Wenn die Preisspanne den Preis zur «quantité négligeable» macht - Kommentar zum Entscheid des Verwaltungsgerichts des Kantons Bern vom 20. Dezember 2025, Nr. 100.2025.54U
Wenn die Preisspanne den Preis zur «quantité négligeable» macht - Kommentar zum Entscheid des Verwaltungsgerichts des Kantons Bern vom 20. Dezember 2025, Nr. 100.2025.54U
18. Februar 2026
18. Februar 2026
Das Verwaltungsgericht Bern hat in einem kürzlich publizierten Entscheid den Zuschlag für eine grössere IT-Beschaffung aufgehoben und die Sache zur Neubewertung zurückgewiesen. Im Zentrum steht eine Kombination von Fehlern, die in der Praxis häufig anzutreffen sind: eine Preisspanne, die das Preiskriterium faktisch aushöhlt, eine Bewertungsskala, die von den Ausschreibungsunterlagen abweicht, und eine unzulässige Offertänderung nach Einreichung des Angebots. Der Entscheid verdient Beachtung, weil er diese drei Themen ausführlich und praxisrelevant aufarbeitet.
Sachverhalt
Eine interkantonale öffentlich-rechtliche Körperschaft schrieb im selektiven Verfahren die Beschaffung einer Softwareapplikation für die Ablage und Verwaltung von Multimediadateien bei verschiedenen Polizeiorganisationen aus. Bemerkenswert an der Ausschreibung war, dass gleichzeitig Angebote für eine Standardsoftware und eine Individualentwicklung eingeholt wurden – der Variantenentscheid sollte erst auf Basis der Evaluationsergebnisse getroffen werden. Vier selektierte Unternehmen reichten Angebote ein, zwei mit einer Standardlösung, zwei mit einer Individualentwicklung.

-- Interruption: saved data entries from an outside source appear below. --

## Files before the change

### boxdreamer_amd/csrc/gemm_f16c8.hip

```cpp
#include "gemm_common.h"

#ifdef BD_GEMM_PROBE
extern "C" int bd_gemm_f16c8_probe_set(void* buf) {
    return (int)hipMemcpyToSymbol(HIP_SYMBOL(bd_probe_buf), &buf, sizeof(buf));
}
#endif

namespace {

template <int NSTAGE, int EP, int OUTK, bool GELU, int WM = 4, int WN = 2, int NPW = 4, bool LNF = false, bool SK = false>
__global__ __launch_bounds__((WM * WN + NPW) * 64, (WM * WN + NPW) <= 4 ? 2 : 1) void gemm_kernel_pc_f16c8(const bd_gemm_args p) {
    constexpr int MI = 2, NI = 3, NCW = WM * WN;
    constexpr int TBM = WM * MI * 32, TBN = WN * NI * 32, BK = 32;
    constexpr int A0 = TBM * 64, W0 = TBN * 64, A1 = TBM * 32, W1 = TBN * 64;
    constexpr int OFF_W0 = A0, OFF_A1 = A0 + W0, OFF_W1 = A0 + W0 + A1, STAGE = A0 + W0 + A1 + W1;
    constexpr int SR = 16, SCRATCH = NCW * SR * NI * 32 * 4, S2 = SCRATCH > STAGE ? SCRATCH : STAGE;
    static_assert(SCRATCH <= STAGE, "the epilogue scratch overlays stage 2");
    constexpr int GA0 = TBM / 16, GW0 = TBN / 16, GA1 = TBM / 32, GW1 = TBN / 16;
    constexpr int IA0 = (GA0 + NPW - 1) / NPW, IW0 = (GW0 + NPW - 1) / NPW, IA1 = (GA1 + NPW - 1) / NPW, IW1 = (GW1 + NPW - 1) / NPW;
    static_assert(GA0 % NPW == 0 && GW0 % NPW == 0 && GA1 % NPW == 0 && GW1 % NPW == 0, "every producer wave issues the same number of pieces (counted vmcnt)");
    constexpr int PIECES = IA0 + IW0 + IA1 + IW1;
    constexpr int WAIT_ONE_SLAB = (PIECES & 15) | ((PIECES >> 4) << 14) | 0x70 | 0xF00;
    constexpr int AUX_COLP = 2 * STAGE + S2, AUX_RMS = AUX_COLP + 4096, AUX_ROWS = AUX_RMS + 2048, AUX_BYTES = EP == 0 ? 0 : (LNF ? 10240 : 6144);
    static_assert(!LNF || (EP != 0 && NPW * 64 >= TBM && NSTAGE == 3), "LayerNorm fold: one producer lane per tile row");
    static_assert(!SK || ((EP == 3 || EP == 4 || EP == 5) && !LNF && NSTAGE == 3), "split-K: the fp32-residual epilogues, one tile per workgroup");
    __shared__ __attribute__((aligned(1024))) unsigned char lds[2 * STAGE + S2 + AUX_BYTES];

    bd_saturating_conversions();
    const int tid = threadIdx.x, lane = tid & 63;
    const int wid = __builtin_amdgcn_readfirstlane(tid >> 6);
    const int M = p.M, N = p.N;
    const int S = SK ? p.sk_split : 1;
    const int ks = SK ? ((int)blockIdx.x >> 3) % S : 0;
    const int nk_all = p.K / BK;
    const int k_lo = SK ? ks * nk_all / S : 0;
    const int nk = SK ? (ks + 1) * nk_all / S - k_lo : nk_all;
    const int tilesM = (M + TBM - 1) / TBM, tilesN = (N + TBN - 1) / TBN, nt = tilesM * tilesN;
    const int nwg = SK ? (int)gridDim.x / S : (int)gridDim.x;
    const int bid = SK ? ((int)blockIdx.x & 7) + 8 * (((int)blockIdx.x >> 3) / S) : (int)blockIdx.x, xcd = bid & 7;
    const int tq = nt >> 3, tr = nt & 7;
    const int t_begin = xcd < tr ? xcd * (tq + 1) : tr * (tq + 1) + (xcd - tr) * tq;
    const int t_end = t_begin + tq + (xcd < tr ? 1 : 0);
    const int stride = (nwg - xcd + 7) >> 3;
    constexpr int GROUP_M = 4;
    auto tile_origin = [&](int t, int& m0, int& n0) {
        const int per_group = GROUP_M * tilesN;
        const int g = t / per_group, in_g = t % per_group;
        const int gm0 = g * GROUP_M;
        const int gh = (tilesM - gm0) < GROUP_M ? (tilesM - gm0) : GROUP_M;
        m0 = (gm0 + in_g % gh) * TBM;
        n0 = (in_g / gh) * TBN;
    };
    const unsigned lds_off = lds_offset_of(lds);

    if (wid >= NCW) {
        const int pw = wid - NCW;
        const unsigned lda0 = (unsigned)(p.lda * 2), ldw0 = (unsigned)(p.ldw * 2), lda1 = (unsigned)p.lda, ldw1 = (unsigned)(p.ldw * 2);
        unsigned oA0[IA0], oW0[IW0], oA1[IA1], oW1[IW1];
#pragma unroll
        for (int i = 0; i < IA0; ++i) { const int row = (pw + NPW * i) * 16 + lane / 4; oA0[i] = row * lda0 + swz_chunk<4>(row, lane % 4) * 16; }
#pragma unroll
        for (int i = 0; i < IW0; ++i) { const int row = (pw + NPW * i) * 16 + lane / 4; oW0[i] = row * ldw0 + swz_chunk<4>(row, lane % 4) * 16; }
#pragma unroll
        for (int i = 0; i < IA1; ++i) { const int row = (pw + NPW * i) * 32 + lane / 2; oA1[i] = row * lda1 + swz_chunk<2>(row, lane % 2) * 16; }
#pragma unroll
        for (int i = 0; i < IW1; ++i) { const int row = (pw + NPW * i) * 16 + lane / 4; oW1[i] = row * ldw1 + swz_chunk<4>(row, lane % 4) * 16; }
        const unsigned char* pA0 = (const unsigned char*)p.A;
        const unsigned char* pW0 = (const unsigned char*)p.W;
        const unsigned char* pA1 = pA0 + p.a_plane * 2;
        const unsigned char* pW1 = pW0 + p.w_plane * 2;
        auto issue = [&](int stage, int m0, int n0, int kt) {
            const int rows_a = (M - m0) < TBM ? (M - m0) : TBM, rows_w = (N - n0) < TBN ? (N - n0) : TBN;
            const unsigned la0 = (unsigned)(rows_a - 1) * lda0 + 48, lw0 = (unsigned)(rows_w - 1) * ldw0 + 48;
            const unsigned la1 = (unsigned)(rows_a - 1) * lda1 + 16, lw1 = (unsigned)(rows_w - 1) * ldw1 + 48;
            const unsigned st = lds_off + stage * STAGE + pw * 1024;
            const unsigned char* ba0 = pA0 + (int64_t)m0 * lda0 + (int64_t)(k_lo + kt) * 64;
            const unsigned char* bw0 = pW0 + (int64_t)n0 * ldw0 + (int64_t)(k_lo + kt) * 64;
            const unsigned char* ba1 = pA1 + (int64_t)m0 * lda1 + (int64_t)(k_lo + kt) * 32;
            const unsigned char* bw1 = pW1 + (int64_t)n0 * ldw1 + (int64_t)(k_lo + kt) * 64;
#pragma unroll
            for (int i = 0; i < IA0; ++i) glds16_s(oA0[i] < la0 ? oA0[i] : la0, ba0, st + i * (NPW * 1024));
#pragma unroll
            for (int i = 0; i < IW0; ++i) glds16_s(oW0[i] < lw0 ? oW0[i] : lw0, bw0, st + OFF_W0 + i * (NPW * 1024));
#pragma unroll
            for (int i = 0; i < IA1; ++i) glds16_s(oA1[i] < la1 ? oA1[i] : la1, ba1, st + OFF_A1 + i * (NPW * 1024));
#pragma unroll
            for (int i = 0; i < IW1; ++i) glds16_s(oW1[i] < lw1 ? oW1[i] : lw1, bw1, st + OFF_W1 + i * (NPW * 1024));
        };
        int ig = 0, ist = 0, it = t_begin + (bid >> 3), ikt = 0, im0 = 0, in0 = 0, itn = 0;
        if (it < t_end) tile_origin(it, im0, in0);
        if constexpr (EP == 2) {
            if (pw == 1) {
                const unsigned off = (unsigned)lane * 16 < 368u ? (unsigned)lane * 16 : 368u;
                glds16_s(off, (const unsigned char*)p.rms_wq, lds_off + AUX_RMS);
                glds16_s(off, (const unsigned char*)p.rms_wk, lds_off + AUX_RMS + 1024);
            }
        }
        int lnt = 0;
        auto issue_next = [&]() {
            if (it >= t_end) return;
            if constexpr (EP != 0) {
                if (ikt == 0) {
                    if (pw == 0 && p.bias) {
                        const unsigned off = (unsigned)lane * 16 < (unsigned)(TBN * 4 - 16) ? (unsigned)lane * 16 : (unsigned)(TBN * 4 - 16);
                        glds16_s(off, (const unsigned char*)(p.bias + in0), lds_off + AUX_COLP + (itn & 1) * 2048);
                    }
                    if constexpr (LNF) {
                        if (pw == 1 % NPW) {
                            const unsigned off = (unsigned)lane * 16 < (unsigned)(TBN * 4 - 16) ? (unsigned)lane * 16 : (unsigned)(TBN * 4 - 16);
                            glds16_s(off, (const unsigned char*)(p.ln_colsum + in0), lds_off + AUX_COLP + (itn & 1) * 2048 + 1024);
                        }
                        if (pw * 64 + lane < TBM) {
                            int row = im0 + pw * 64 + lane;
                            row = row < M ? row : M - 1;
                            const f32x4* sp = (const f32x4*)(p.ln_stats_in + (int64_t)row * 16);
                            const f32x4 lnst[4] = {sp[0], sp[1], sp[2], sp[3]};
                            *(float2*)(lds + AUX_ROWS + (lnt & 1) * 2048 + (pw * 64 + lane) * 8) = ln_rows_combine(lnst, p.ln_eps);
                        }
                        ++lnt;
                        asm volatile("s_waitcnt lgkmcnt(0)" ::: "memory");
                    }
                    ++itn;
                }
            }
            issue(ist, im0, in0, ikt);
            ++ig;
            ist = ist + 1 == NSTAGE ? 0 : ist + 1;
            if (++ikt == nk) {
                ikt = 0;
                it += stride;
                if (it < t_end) tile_origin(it, im0, in0);
            }
        };
        auto wait_landed = [&](int slabs) {
            if (slabs <= 0) asm volatile("s_waitcnt vmcnt(0)" ::: "memory");
            else { __builtin_amdgcn_s_waitcnt(WAIT_ONE_SLAB); asm volatile("" ::: "memory"); }
        };
#ifdef BD_GEMM_PROBE
        unsigned probe_ts = 0;
#endif
#pragma unroll
        for (int i = 0; i < NSTAGE - 1; ++i) issue_next();
        int g = 0;
        for (int t = t_begin + (bid >> 3); t < t_end; t += stride) {
            for (int kt = 0; kt < nk; ++kt) {
                BD_PROBE_IF(g < 20, g * 3 + 2)
                wait_landed(ig - g - 1);
                BD_PROBE_IF(g < 20, g * 3)
                pc_barrier();
                BD_PROBE_IF(g < 20, g * 3 + 1)
                if (ig <= g + NSTAGE - 1) issue_next();
                ++g;
            }
            pc_barrier();
        }
#ifdef BD_GEMM_PROBE
        if (bd_probe_buf && blockIdx.x < 1024) bd_probe_buf[((size_t)blockIdx.x * 16 + wid) * 64 + lane] = probe_ts;
#endif
        return;
    }

    const int wm = wid / WN, wn = wid % WN;
    const int lrow = lane & 31, lhalf = lane >> 5;
    const int scale_a = 127, scale_w = 127 - (p.w_qexp + BD_F16C8_D);
    int g_st = 0;
#ifdef BD_GEMM_PROBE
    unsigned probe_ts = 0;
    int g = 0;
#endif
    BD_PROBE(58) BD_PROBE_RT(56)
    int ti = 0;
    f32x16 acc[MI][NI];
    const bool secondary = SK && ks != S - 1;
    if constexpr (EP != 0) {
        int m0, n0;
        tile_origin(t_begin + (bid >> 3), m0, n0);
        if (secondary) {
#pragma unroll
            for (int i = 0; i < MI; ++i)
#pragma unroll
                for (int j = 0; j < NI; ++j)
#pragma unroll
                    for (int r = 0; r < 16; ++r) acc[i][j][r] = 0.f;
        } else {
            acc_init<MI, NI>(p, acc, m0 + wm * (MI * 32), n0 + wn * (NI * 32), lane);
        }
    }
    for (int t = t_begin + (bid >> 3); t < t_end; t += stride, ++ti) {
        int m0, n0;
        tile_origin(t, m0, n0);
        if constexpr (EP == 0) acc_init<MI, NI>(p, acc, m0 + wm * (MI * 32), n0 + wn * (NI * 32), lane);
        for (int kt = 0; kt < nk; ++kt) {
            BD_PROBE_IF(g < 20, g * 3)
            pc_barrier();
            BD_PROBE_IF(g < 20, g * 3 + 1)
#ifdef BD_GEMM_PROBE
            ++g;
#endif
            const unsigned char* base = lds + g_st * STAGE;
            g_st = g_st + 1 == NSTAGE ? 0 : g_st + 1;
            f16x8 ah[2][MI], wh[2][NI];
            u128 al[MI];
            i32x8 w8[NI];
#define LD16(dst, ptr, row, ks) dst = __builtin_bit_cast(f16x8, *(const u128*)((ptr) + (row) * 64 + (swz_chunk<4>((row), (ks) * 2 + lhalf) << 4)));
#define LDLO(dst, ptr, row) dst = *(const u128*)((ptr) + (row) * 32 + (swz_chunk<2>((row), lhalf) << 4));
#define LDW8(dst, ptr, row)                                                                                    \
            {                                                                                                     \
                const u128 lo_ = *(const u128*)((ptr) + (row) * 64 + (swz_chunk<4>((row), 2 * lhalf) << 4));        \
                const u128 hi_ = *(const u128*)((ptr) + (row) * 64 + (swz_chunk<4>((row), 2 * lhalf + 1) << 4));    \
                dst = (i32x8){(int)lo_[0], (int)lo_[1], (int)lo_[2], (int)lo_[3], (int)hi_[0], (int)hi_[1], (int)hi_[2], (int)hi_[3]}; \
            }
#define Q8P(f, a, b) ((h2_){f[a], f[b]})
#define Q8H(d0, d1, f)                                                                                        \
            {                                                                                                     \
                typedef _Float16 h2_ __attribute__((ext_vector_type(2)));                                         \
                typedef short s2_ __attribute__((ext_vector_type(2)));                                            \
                s2_ a_ = {0, 0}, b_ = {0, 0};                                                                     \
                a_ = __builtin_amdgcn_cvt_scalef32_pk_fp8_f16(a_, Q8P(f, 0, 1), 1.0f, false);                     \
                a_ = __builtin_amdgcn_cvt_scalef32_pk_fp8_f16(a_, Q8P(f, 2, 3), 1.0f, true);                      \
                b_ = __builtin_amdgcn_cvt_scalef32_pk_fp8_f16(b_, Q8P(f, 4, 5), 1.0f, false);                     \
                b_ = __builtin_amdgcn_cvt_scalef32_pk_fp8_f16(b_, Q8P(f, 6, 7), 1.0f, true);                      \
                d0 = __builtin_bit_cast(unsigned, a_);                                                            \
                d1 = __builtin_bit_cast(unsigned, b_);                                                            \
            }
#pragma unroll
            for (int j = 0; j < NI; ++j) LD16(wh[0][j], base + OFF_W0, wn * (NI * 32) + j * 32 + lrow, 0)
#pragma unroll
            for (int i = 0; i < MI; ++i) LD16(ah[0][i], base, wm * (MI * 32) + i * 32 + lrow, 0)
            __builtin_amdgcn_sched_barrier(0);
            constexpr int NMM = MI * NI;
            static_assert(MI == 2 && NI == 3, "the interleave below is written for 2 x 3 MFMA tiles per wave");
            unsigned qd[MI][4];
#pragma unroll
            for (int q = 0; q < NMM; ++q) {
                const int i = q % MI, j = q / MI;
                acc[i][j] = __builtin_amdgcn_mfma_f32_32x32x16_f16(ah[0][i], wh[0][j], acc[i][j], 0, 0, 0);
                if (q < MI) LD16(ah[1][q], base, wm * (MI * 32) + q * 32 + lrow, 1)
                else if (q < MI + NI) LD16(wh[1][q - MI], base + OFF_W0, wn * (NI * 32) + (q - MI) * 32 + lrow, 1)
                if (q == 3) Q8H(qd[0][0], qd[0][1], ah[0][0])
                if (q == 4) Q8H(qd[1][0], qd[1][1], ah[0][1])
                __builtin_amdgcn_sched_barrier(0);
            }
#pragma unroll
            for (int q = 0; q < NMM; ++q) {
                const int i = q % MI, j = q / MI;
                acc[i][j] = __builtin_amdgcn_mfma_f32_32x32x16_f16(ah[1][i], wh[1][j], acc[i][j], 0, 0, 0);
                if (q < MI) LDLO(al[q], base + OFF_A1, wm * (MI * 32) + q * 32 + lrow)
                if (q == 2) LDW8(w8[0], base + OFF_W1, wn * (NI * 32) + lrow)
                if (q == 4) LDW8(w8[1], base + OFF_W1, wn * (NI * 32) + 32 + lrow)
                if (q == 2) Q8H(qd[0][2], qd[0][3], ah[1][0])
                if (q == 3) Q8H(qd[1][2], qd[1][3], ah[1][1])
                __builtin_amdgcn_sched_barrier(0);
            }
#pragma unroll
            for (int q = 0; q < NMM; ++q) {
                const int i = q % MI, j = q / MI;
                const i32x8 a8 = {(int)al[i][0], (int)al[i][1], (int)al[i][2], (int)al[i][3], (int)qd[i][0], (int)qd[i][1], (int)qd[i][2], (int)qd[i][3]};
                acc[i][j] = __builtin_amdgcn_mfma_scale_f32_32x32x64_f8f6f4(a8, w8[j], acc[i][j], 0, 0, 0, scale_a, 0, scale_w);
                if (q == 0) LDW8(w8[2], base + OFF_W1, wn * (NI * 32) + 64 + lrow)
                __builtin_amdgcn_sched_barrier(0);
            }
#undef LDW8
#undef LD16
#undef LDLO
#undef Q8H
#undef Q8P
        }
        BD_PROBE_IF(g == nk, 60)
        pc_barrier();
        BD_PROBE_IF(g == nk, 61)
        if constexpr (SK) {
            int* const flags = (int*)p.sk_ws;
            f32x4* const parts = (f32x4*)((unsigned char*)p.sk_ws + BD_SPLITK_FLAG_BYTES);
            if (secondary) {
                const int idx = (t * 3 + ks) * NCW + wid;
                f32x4* dst = parts + (size_t)idx * (MI * NI * 4 * 64) + lane;
#pragma unroll
                for (int i = 0; i < MI; ++i)
#pragma unroll
                    for (int j = 0; j < NI; ++j)
#pragma unroll
                        for (int q = 0; q < 4; ++q) {
                            const f32x4 v = {acc[i][j][4 * q], acc[i][j][4 * q + 1], acc[i][j][4 * q + 2], acc[i][j][4 * q + 3]};
                            asm volatile("global_store_dwordx4 %0, %1, off sc1" : : "v"(dst + ((i * NI + j) * 4 + q) * 64), "v"(v) : "memory");
                        }
                asm volatile("s_waitcnt vmcnt(0)" ::: "memory");
                if (lane == 0) __hip_atomic_store(flags + idx, 1, __ATOMIC_RELAXED, __HIP_MEMORY_SCOPE_AGENT);
                return;
            }
            for (int sk = 0; sk < S - 1; ++sk) {
                const int idx = (t * 3 + sk) * NCW + wid;
                for (int spin = 0; spin < (1 << 24) && __hip_atomic_load(flags + idx, __ATOMIC_RELAXED, __HIP_MEMORY_SCOPE_AGENT) == 0; ++spin)
                    __builtin_amdgcn_s_sleep(1);
                asm volatile("" ::: "memory");
                if (lane == 0) __hip_atomic_store(flags + idx, 0, __ATOMIC_RELAXED, __HIP_MEMORY_SCOPE_AGENT);
                const f32x4* src = parts + (size_t)idx * (MI * NI * 4 * 64) + lane;
                f32x4 v[MI * NI * 4];
#pragma unroll
                for (int u = 0; u < MI * NI * 4; ++u)
                    asm volatile("global_load_dwordx4 %0, %1, off sc1" : "=v"(v[u]) : "v"(src + u * 64) : "memory");
                static_assert(MI * NI == 6, "24 register quads named below");
                asm volatile("s_waitcnt vmcnt(0)" : "+v"(v[0]), "+v"(v[1]), "+v"(v[2]), "+v"(v[3]), "+v"(v[4]), "+v"(v[5]), "+v"(v[6]), "+v"(v[7]),
                             "+v"(v[8]), "+v"(v[9]), "+v"(v[10]), "+v"(v[11]), "+v"(v[12]), "+v"(v[13]), "+v"(v[14]), "+v"(v[15]),
                             "+v"(v[16]), "+v"(v[17]), "+v"(v[18]), "+v"(v[19]), "+v"(v[20]), "+v"(v[21]), "+v"(v[22]), "+v"(v[23]) : : "memory");
#pragma unroll
                for (int i = 0; i < MI; ++i)
#pragma unroll
                    for (int j = 0; j < NI; ++j)
#pragma unroll
                        for (int q = 0; q < 4; ++q)
#pragma unroll
                            for (int e = 0; e < 4; ++e) acc[i][j][4 * q + e] += v[(i * NI + j) * 4 + q][e];
            }
        }
        unsigned char* scratch = lds + 2 * STAGE + wid * (SR * NI * 32 * 4);
        if constexpr (EP == 0) {
            gemm_epilogue_lds<f16c8, 2, MI, NI, SR, true>(p, acc, scratch, m0 + wm * (MI * 32), n0 + wn * (NI * 32), lane);
        } else {
            const bool has_next = t + stride < t_end;
            int nm0 = 0, nn0 = 0;
            if (has_next) tile_origin(t + stride, nm0, nn0);
            pc_epilogue<f16c8, 2, EP, OUTK, GELU, 2, LNF>(p, acc, (float*)scratch, (float*)scratch + 8 * 96, (const float*)(lds + AUX_COLP + (ti & 1) * 2048),
                                                 (const float*)(lds + AUX_COLP + ((ti + 1) & 1) * 2048), (const float*)(lds + AUX_RMS), wn * (NI * 32), m0 + wm * (MI * 32), n0 + wn * (NI * 32),
                                                 lane, has_next, nm0 + wm * (MI * 32), nn0 + wn * (NI * 32),
                                                 (const float*)(lds + (LNF ? AUX_ROWS : 0) + (ti & 1) * 2048), wm * (MI * 32));
        }
        BD_PROBE_IF(g == nk, 62)
    }
    BD_PROBE(59) BD_PROBE_RT(57)
#ifdef BD_GEMM_PROBE
    if (bd_probe_buf && blockIdx.x < 1024) bd_probe_buf[((size_t)blockIdx.x * 16 + wid) * 64 + lane] = probe_ts;
#endif
}

}
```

Das günstigste Angebot (Standardsoftware, rund CHF 14.0 Mio.) stammte von der späteren Beschwerdeführerin, das teuerste (Individualentwicklung, rund CHF 18.8 Mio.) von der Zuschlagsempfängerin. Den Zuschlag erhielt letztere, weil sie bei den qualitativen Kriterien deutlich besser abschnitt – namentlich beim Lösungsangebot (Z1, 50 %) und bei den projektbezogenen Kriterien (Z2, 20 %). Die drittplatzierte Beschwerdeführerin zog ans Verwaltungsgericht.
Wann müssen Mängel der Ausschreibungsunterlagen gerügt werden?
Bevor das Gericht die materiellen Rügen prüfte, hatte es eine wichtige prozessuale Frage zu klären: Können Rügen zur Preisbewertungsmethode überhaupt noch im Rahmen der Beschwerde gegen den Zuschlag vorgebracht werden, wenn die Ausschreibung selbst unangefochten blieb?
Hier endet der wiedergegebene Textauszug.